Meh....cutting weight has improved? I see more people going to the hospital now than ever before from poor weight cutting

Actually they go to the hospital for cutting TOO MUCH weight. Cutting weight has improved and now it's easier to cut too much and end up in a hospital.
 
I sort of agree with you but not entirely. I feel sure you would agree it has evolved since the very first UFC's. That is painfully obvious. I assume you mean maybe since the era of gloves and the additional rules that were implemented in order to get sanctioned in more states.
YEs, I am not speaking to the era when guys were picked because they had no MMA training and came in solely as a boxer trying this new street fighting thing.

I am speaking to the era of professional MMA and org's with athletes dedicated and cross training specifically to the sport.

I have thought for a while that the degree of evolution has been overstated.
yes

Vitor Belfort is a good illustration of someone who competed close to the beginning and has been relevant up until very recently...and my personal opinion is that 19 year old Belfort was better than TRTitor yet the latter was very recently striking fear in the very top of the ranks and came very close to defeating Jon Jones himself.
Perfect example of what I am referring to.

If a fighter from the start of Vitor's career or even in a decade after is ever mentioned versus a top fighter today the automatic reply of many is he would have zero chance because the sport has evolved. Many seem to think any in todays top 10 would easily beat former champs because 'evolution'.

I would bet on the Vitor of 1996 doing very well at LHW or HW or MW depending on where he set his mind and training and competing. And yes he was juiced to the gills but lets not pretend that is not a factor today.
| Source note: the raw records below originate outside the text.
template <bool A_KC, bool B_KC>
__device__ __forceinline__ void gemm32kq_body(const GemmP& p, const int bx, const int by, const int bz) {
  __shared__ float red[4][32][33];
  const int tid = threadIdx.x, lane = tid & 63, wave = tid >> 6;
  const int r = lane & 31, h = lane >> 5;
  const int batch = bz / p.nsplit, split = bz % p.nsplit;
  const int m0 = bx * 32, n0 = by * 32;
  const float* A = p.A + (long)batch * p.sAb;
  const float* B = p.B + (long)batch * p.sBb;
  const int kbeg0 = split * p.kchunk;
  const int kend0 = min(p.K, kbeg0 + p.kchunk);
  const int kq = (((kend0 - kbeg0) + 3) / 4 + 31) / 32 * 32;
  const int kbeg = kbeg0 + wave * kq;
  const int kend = min(kend0, kbeg + kq);
  const float* Arow = A + (long)min(m0 + r, p.M - 1) * p.sam;
  const float* Bcol = B + (long)min(n0 + r, p.N - 1) * p.sbn;
  const bool avec = A_KC && p.avec, bvec = B_KC && p.bvec;

  float ra[16], rb[16], na[16], nb[16];
#define KQ_PIN(v) asm volatile("" : "+v"(v))
#define KQ_LOAD1(R, PTR, SK, VEC, k0)                                                                         \
  do {                                                                                                        \
    const int kl = (k0) + 16 * h;                                                                             \
    if ((VEC) && (k0) + 32 <= kend) {                                                                         \
      _Pragma("unroll") for (int g = 0; g < 4; ++g) {                                                         \
        const f32x4 v = *reinterpret_cast<const f32x4*>((PTR) + kl + 4 * g);                                  \
        R[4 * g] = v.x; R[4 * g + 1] = v.y; R[4 * g + 2] = v.z; R[4 * g + 3] = v.w;                           \
      }                                                                                                       \
    } else {                                                                                                  \
      _Pragma("unroll") for (int s_ = 0; s_ < 16; ++s_) R[s_] = (PTR)[(long)min(kl + s_, kend - 1) * (SK)];   \
      if ((k0) + 32 > kend) {                                                                                 \
        _Pragma("unroll") for (int s_ = 0; s_ < 16; ++s_) { KQ_PIN(R[s_]); R[s_] = (kl + s_ < kend) ? R[s_] : 0.0f; } \
      }                                                                                                       \
    }                                                                                                         \
  } while (0)
#define KQ_LOAD(RA, RB, k0)                                                                                   \
  do {                                                                                                        \
    KQ_LOAD1(RA, Arow, p.sak, avec, k0);                                                                      \
    KQ_LOAD1(RB, Bcol, p.sbk, bvec, k0);                                                                      \
  } while (0)

  f32x16 acc = {0};
  const bool want_asum = p.asum != nullptr && by == 0;
  float asum = 0.f;
  if (kbeg < kend) {
    KQ_LOAD(ra, rb, kbeg);
    for (int k0 = kbeg; k0 < kend; k0 += 32) {
      const bool more = k0 + 32 < kend;
      if (more) KQ_LOAD(na, nb, k0 + 32);
      if (want_asum) {
#pragma unroll
        for (int s_ = 0; s_ < 16; ++s_) asum += ra[s_];
      }
#pragma unroll
      for (int s_ = 0; s_ < 16; ++s_) acc = __builtin_amdgcn_mfma_f32_32x32x2f32(ra[s_], rb[s_], acc, 0, 0, 0);
      if (more) {
#pragma unroll
        for (int s_ = 0; s_ < 16; ++s_) { ra[s_] = na[s_]; rb[s_] = nb[s_]; }
      }
    }
  }
#undef KQ_LOAD
#undef KQ_LOAD1
#undef KQ_PIN
#pragma unroll
  for (int reg = 0; reg < 16; ++reg) red[wave][(reg & 3) + 8 * (reg >> 2) + 4 * h][r] = acc[reg];
  __shared__ float ared[4][2][32];
  if (want_asum) ared[wave][h][r] = asum;
  __syncthreads();
  if (want_asum && tid < 32 && m0 + tid < p.M) {
    float v = 0.f;
#pragma unroll
    for (int w = 0; w < 4; ++w) v += ared[w][0][tid] + ared[w][1][tid];
    if (p.nsplit == 1) {
      float* dst = p.asum + (long)batch * p.M + m0 + tid;
      *dst = p.accumulate ? *dst + v : v;
    } else {
      p.asum[((long)split * (gridDim.z / p.nsplit) + batch) * p.M + m0 + tid] = v;
    }
  }
  if (p.cb_dg[0]) {
    const int col = tid & 31, H = p.N, d = batch;
    float dh[4], gi[4], gf[4], gg[4], go[4], cc[4], cp[4], dcin[4];
#pragma unroll
    for (int e = 0; e < 4; ++e) {
      const int row = (tid >> 5) + 8 * e;
      const long r = m0 + row, j = n0 + col, i = r * H + j;
      const float rec = ((red[0][row][col] + red[1][row][col]) + red[2][row][col]) + red[3][row][col];
      const float* gs = p.cb_gst[d] + r * 4 * H + j;
      dh[e] = p.cb_dout[d][r * p.cb_dos + j] + rec;
      gi[e] = gs[0]; gf[e] = gs[H]; gg[e] = gs[2 * H]; go[e] = gs[3 * H];
      cc[e] = p.cb_cst[d][i];
      cp[e] = p.cb_cprev[d] ? p.cb_cprev[d][i] : 0.f;
      dcin[e] = p.cb_dc[d][i];
    }
    LstmCellGrad o[4];
#pragma unroll
    for (int e = 0; e < 4; ++e) {
      asm volatile("" : "+v"(gi[e]), "+v"(gf[e]), "+v"(gg[e]), "+v"(go[e]), "+v"(cc[e]), "+v"(cp[e]), "+v"(dcin[e]), "+v"(dh[e]));
      o[e] = lstm_cell_bwd(gi[e], gf[e], gg[e], go[e], tanhf(cc[e]), cp[e], dcin[e], dh[e]);
    }
#pragma unroll
    for (int e = 0; e < 4; ++e) {
      const int row = (tid >> 5) + 8 * e;
      const long r = m0 + row, j = n0 + col;
      float* dg = p.cb_dg[d] + r * p.cb_dgs + j;
      dg[0] = o[e].di; dg[H] = o[e].df; dg[2 * H] = o[e].dg; dg[3 * H] = o[e].dout;
      p.cb_dc[d][r * H + j] = o[e].dcprev;
    }
    return;
  }
  float* C = p.C + (long)batch * p.sCb + (long)split * p.sCs;
  const bool final_ = p.nsplit == 1;
  const int col = tid & 31, colc = n0 + col < p.N ? n0 + col : p.N - 1;
  long off[4];
  float v[4], old[4], cm[4], bv = 0.f;
#pragma unroll
  for (int e = 0; e < 4; ++e) {
    const int row = (tid >> 5) + 8 * e;
    v[e] = ((red[0][row][col] + red[1][row][col]) + red[2][row][col]) + red[3][row][col];
    off[e] = (long)(m0 + row < p.M ? m0 + row : p.M - 1) * p.scm + (long)colc * p.scn;
  }
  if (final_ && p.bias) bv = p.bias[(long)batch * p.sBiasb + colc];
  if (final_ && p.accumulate) {
#pragma unroll
    for (int e = 0; e < 4; ++e) old[e] = C[off[e]];
  }
  if (final_ && p.cmul) {
    const float* cmp = p.cmul + (C - p.C);
#pragma unroll
    for (int e = 0; e < 4; ++e) cm[e] = cmp[off[e]];
  }
  if (final_) {
#pragma unroll
    for (int e = 0; e < 4; ++e) {
      float x = v[e] + bv;
      if (p.relu == 1) x = fmaxf(x, 0.0f);
      if (p.accumulate) { asm volatile("" : "+v"(old[e])); x += old[e]; }
      if (p.cmul) { asm volatile("" : "+v"(cm[e])); x = p.relu == 2 ? (cm[e] > 0.f ? x : 0.f) : x * cm[e]; }
      v[e] = x;
    }
  }
  if (m0 + 32 <= p.M && n0 + 32 <= p.N) {
#pragma unroll
    for (int e = 0; e < 4; ++e) C[off[e]] = v[e];
  } else {
#pragma unroll
    for (int e = 0; e < 4; ++e)
      if (m0 + (tid >> 5) + 8 * e < p.M && n0 + col < p.N) C[off[e]] = v[e];
  }
}

template <bool A_KC, bool B_KC>
__global__ __launch_bounds__(256) void gemm32kq_kernel(GemmP p) {
  gemm32kq_body<A_KC, B_KC>(p, blockIdx.x, blockIdx.y, blockIdx.z);
}

#define GEMM_GROUP_MAX 10
struct GemmGroup { GemmP p[GEMM_GROUP_MAX]; int zend[GEMM_GROUP_MAX]; int n; };
template <bool A_KC, bool B_KC>
__global__ __launch_bounds__(256) void gemm32kq_group_kernel(GemmGroup g) {
  int i = 0;
  const int z = blockIdx.z;
  while (i + 1 < g.n && z >= g.zend[i]) ++i;
  const int z0 = i ? g.zend[i - 1] : 0;
  const GemmP& p = g.p[i];
  if ((int)blockIdx.x * 32 >= p.M || (int)blockIdx.y * 32 >= p.N) return;
  gemm32kq_body<A_KC, B_KC>(p, blockIdx.x, blockIdx.y, z - z0);
}

#define SKR_OUT 16
#define SKR_LANES 16
__global__ __launch_bounds__(256) void splitk_reduce_kernel(const float* __restrict__ ws, float* C, const float* bias, int nsplit,
                                                            int nbatch, int M, int N, long scm, long scn, long sCb,
                                                            int relu, int accumulate, const float* __restrict__ asum_ws,
                                                            float* asum_out) {
  __shared__ float sh[SKR_LANES][SKR_OUT + 1];
  long total = (long)nbatch * M * N;
  const int o = threadIdx.x & (SKR_OUT - 1), kg = threadIdx.x / SKR_OUT;
  long i = (long)blockIdx.x * SKR_OUT + o;
  const long cblocks = (total + SKR_OUT - 1) / SKR_OUT;
  const bool is_asum = (long)blockIdx.x >= cblocks;
  if (is_asum) {
    i = ((long)blockIdx.x - cblocks) * SKR_OUT + o;
    total = (long)nbatch * M;
    ws = asum_ws;
  }
  float s = 0.0f;
  if (i < total) {
    const float* src = ws + i;
    int k = kg;
#pragma unroll 1
    for (; k + 7 * SKR_LANES < nsplit; k += 8 * SKR_LANES) {
      float v[8];
#pragma unroll
      for (int u = 0; u < 8; ++u) v[u] = src[(long)(k + u * SKR_LANES) * total];
#pragma unroll
      for (int u = 0; u < 8; ++u) s += v[u];
    }
    for (; k < nsplit; k += SKR_LANES) s += src[(long)k * total];
  }
  sh[kg][o] = s;
  __syncthreads();
  if (kg == 0 && i < total) {
    s = sh[0][o];
#pragma unroll
    for (int g = 1; g < SKR_LANES; ++g) s += sh[g][o];
    if (is_asum) {
      asum_out[i] = accumulate ? asum_out[i] + s : s;
      return;
    }
    int n = (int)(i % N);
    long r = i / N;
    int m = (int)(r % M);
    int b = (int)(r / M);
    if (bias) s += bias[n];
    if (relu) s = fmaxf(s, 0.0f);
    float* dst = C + (long)b * sCb + (long)m * scm + (long)n * scn;
    if (accumulate) s += *dst;
    *dst = s;
  }
}

#define LD128 132

__global__ __launch_bounds__(256) void gemm128_nt_kernel(const float* __restrict__ A, const float* __restrict__ W,
                                                         float* __restrict__ C, const float* __restrict__ bias,
                                                         int M, int N, int K, long lda, long ldw, long ldc, int relu) {
  __shared__ float As[2][16][LD128];
  __shared__ float Bs[2][16][LD128];
  const int tid = threadIdx.x, lane = tid & 63, wave = tid >> 6;
  const int wm = wave & 1, wn = wave >> 1;
  const int ntn = N / 128, ntm = M / 128;
  const int id = xcd_order(blockIdx.x, ntn * ntm);
  const int m0 = (id / ntn) * 128, n0 = (id % ntn) * 128;

  const int lr = tid >> 2, lk = (tid & 3) * 4;
  const float* Ap = A + (long)(m0 + lr) * lda + lk;
  const float* Wp = W + (long)(n0 + lr) * ldw + lk;
  float4 ra[2], rb[2];
  auto gload = [&](int k0) {
    ra[0] = *reinterpret_cast<const float4*>(Ap + k0);
    ra[1] = *reinterpret_cast<const float4*>(Ap + 64 * lda + k0);
    rb[0] = *reinterpret_cast<const float4*>(Wp + k0);
    rb[1] = *reinterpret_cast<const float4*>(Wp + 64 * ldw + k0);
  };
  auto sstore = [&](int buf) {
#pragma unroll
    for (int h = 0; h < 2; ++h) {
      As[buf][lk + 0][lr + 64 * h] = ra[h].x; As[buf][lk + 1][lr + 64 * h] = ra[h].y;
      As[buf][lk + 2][lr + 64 * h] = ra[h].z; As[buf][lk + 3][lr + 64 * h] = ra[h].w;
      Bs[buf][lk + 0][lr + 64 * h] = rb[h].x; Bs[buf][lk + 1][lr + 64 * h] = rb[h].y;
      Bs[buf][lk + 2][lr + 64 * h] = rb[h].z; Bs[buf][lk + 3][lr + 64 * h] = rb[h].w;
    }
  };

  f32x16 acc[2][2];
#pragma unroll
  for (int i = 0; i < 2; ++i)
#pragma unroll
    for (int j = 0; j < 2; ++j) acc[i][j] = (f32x16){0};

  const int nk = K / 16;
  gload(0);
  sstore(0);
  __syncthreads();
  const int r = lane & 31, h = lane >> 5;
  for (int kt = 0; kt < nk; ++kt) {
    const int buf = kt & 1;
    if (kt + 1 < nk) gload((kt + 1) * 16);
#pragma unroll
    for (int kk = 0; kk < 16; kk += 2) {
      float a0 = As[buf][kk + h][wm * 64 + r], a1 = As[buf][kk + h][wm * 64 + 32 + r];
      float b0 = Bs[buf][kk + h][wn * 64 + r], b1 = Bs[buf][kk + h][wn * 64 + 32 + r];
      acc[0][0] = __builtin_amdgcn_mfma_f32_32x32x2f32(a0, b0, acc[0][0], 0, 0, 0);
      acc[0][1] = __builtin_amdgcn_mfma_f32_32x32x2f32(a0, b1, acc[0][1], 0, 0, 0);
      acc[1][0] = __builtin_amdgcn_mfma_f32_32x32x2f32(a1, b0, acc[1][0], 0, 0, 0);
      acc[1][1] = __builtin_amdgcn_mfma_f32_32x32x2f32(a1, b1, acc[1][1], 0, 0, 0);
    }
    if (kt + 1 < nk) sstore(buf ^ 1);
    __syncthreads();
  }

#pragma unroll
  for (int j = 0; j < 2; ++j) {
    const int col = n0 + wn * 64 + j * 32 + (lane & 31);
    const float bv = bias ? bias[col] : 0.0f;
#pragma unroll
    for (int i = 0; i < 2; ++i) {
#pragma unroll
      for (int reg = 0; reg < 16; ++reg) {
        int row = m0 + wm * 64 + i * 32 + (reg & 3) + 8 * (reg >> 2) + 4 * (lane >> 5);
        float v = acc[i][j][reg] + bv;
        if (relu) v = fmaxf(v, 0.0f);
        C[(long)row * ldc + col] = v;
      }
    }
  }
}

All that being said, I do think its apparent that evolution is happening, but not on the scale some like to claim; not to the point that the old guard couldn't compete at the top with today's field. As far as I can tell, there's more of a consistency of talent now. Fifteen years ago you had outliers way ahead of everyone else and today there is much more parity. I believe the best today is marginally better than the best of yesteryear.
This is exactly how I feel. There is a consistency, much higher training levels, better nutrition, and many more people able to make a career in MMA and never work any other job. All of that bolsters mostly the middle ranks and makes it tougher to get to a championship fight. That is where the evolution really happened. But at the top ranks, those guys were always dedicated and cross training so the biggest factor is athleticism and ability to impose your skills and will. And if the top guy of yesteryear just happened to be a much better athlete and skilled overall then the benefits todays HW may get wouldn't be enough to over come that.
 
The sport has definitely evolved. You'd have to be of extremely rudimentary knowledge about MMA technique to not see that. You don't need to train yourself to get that necessary information, just actively try to understand what's going on during the fights you watch.

One thing that has decreased is likely PED cheating though, which will likely hit the largest guys the worst.
Ya unfortunately obviously the OP was not clear. My bad.

I tried to acknowledge the underlying sport has evolved (better training, nutrition, knowledge) and then tried to say my focus was on the athletes and particularly the top athletes because whenever a Fighter X versus Y debate arises where one is an past era top guy and another a current era there is a flurry of instant judgement that the older era guy could never compete today because the sport's athletes have evolved and therefore the top fighters are just that much better.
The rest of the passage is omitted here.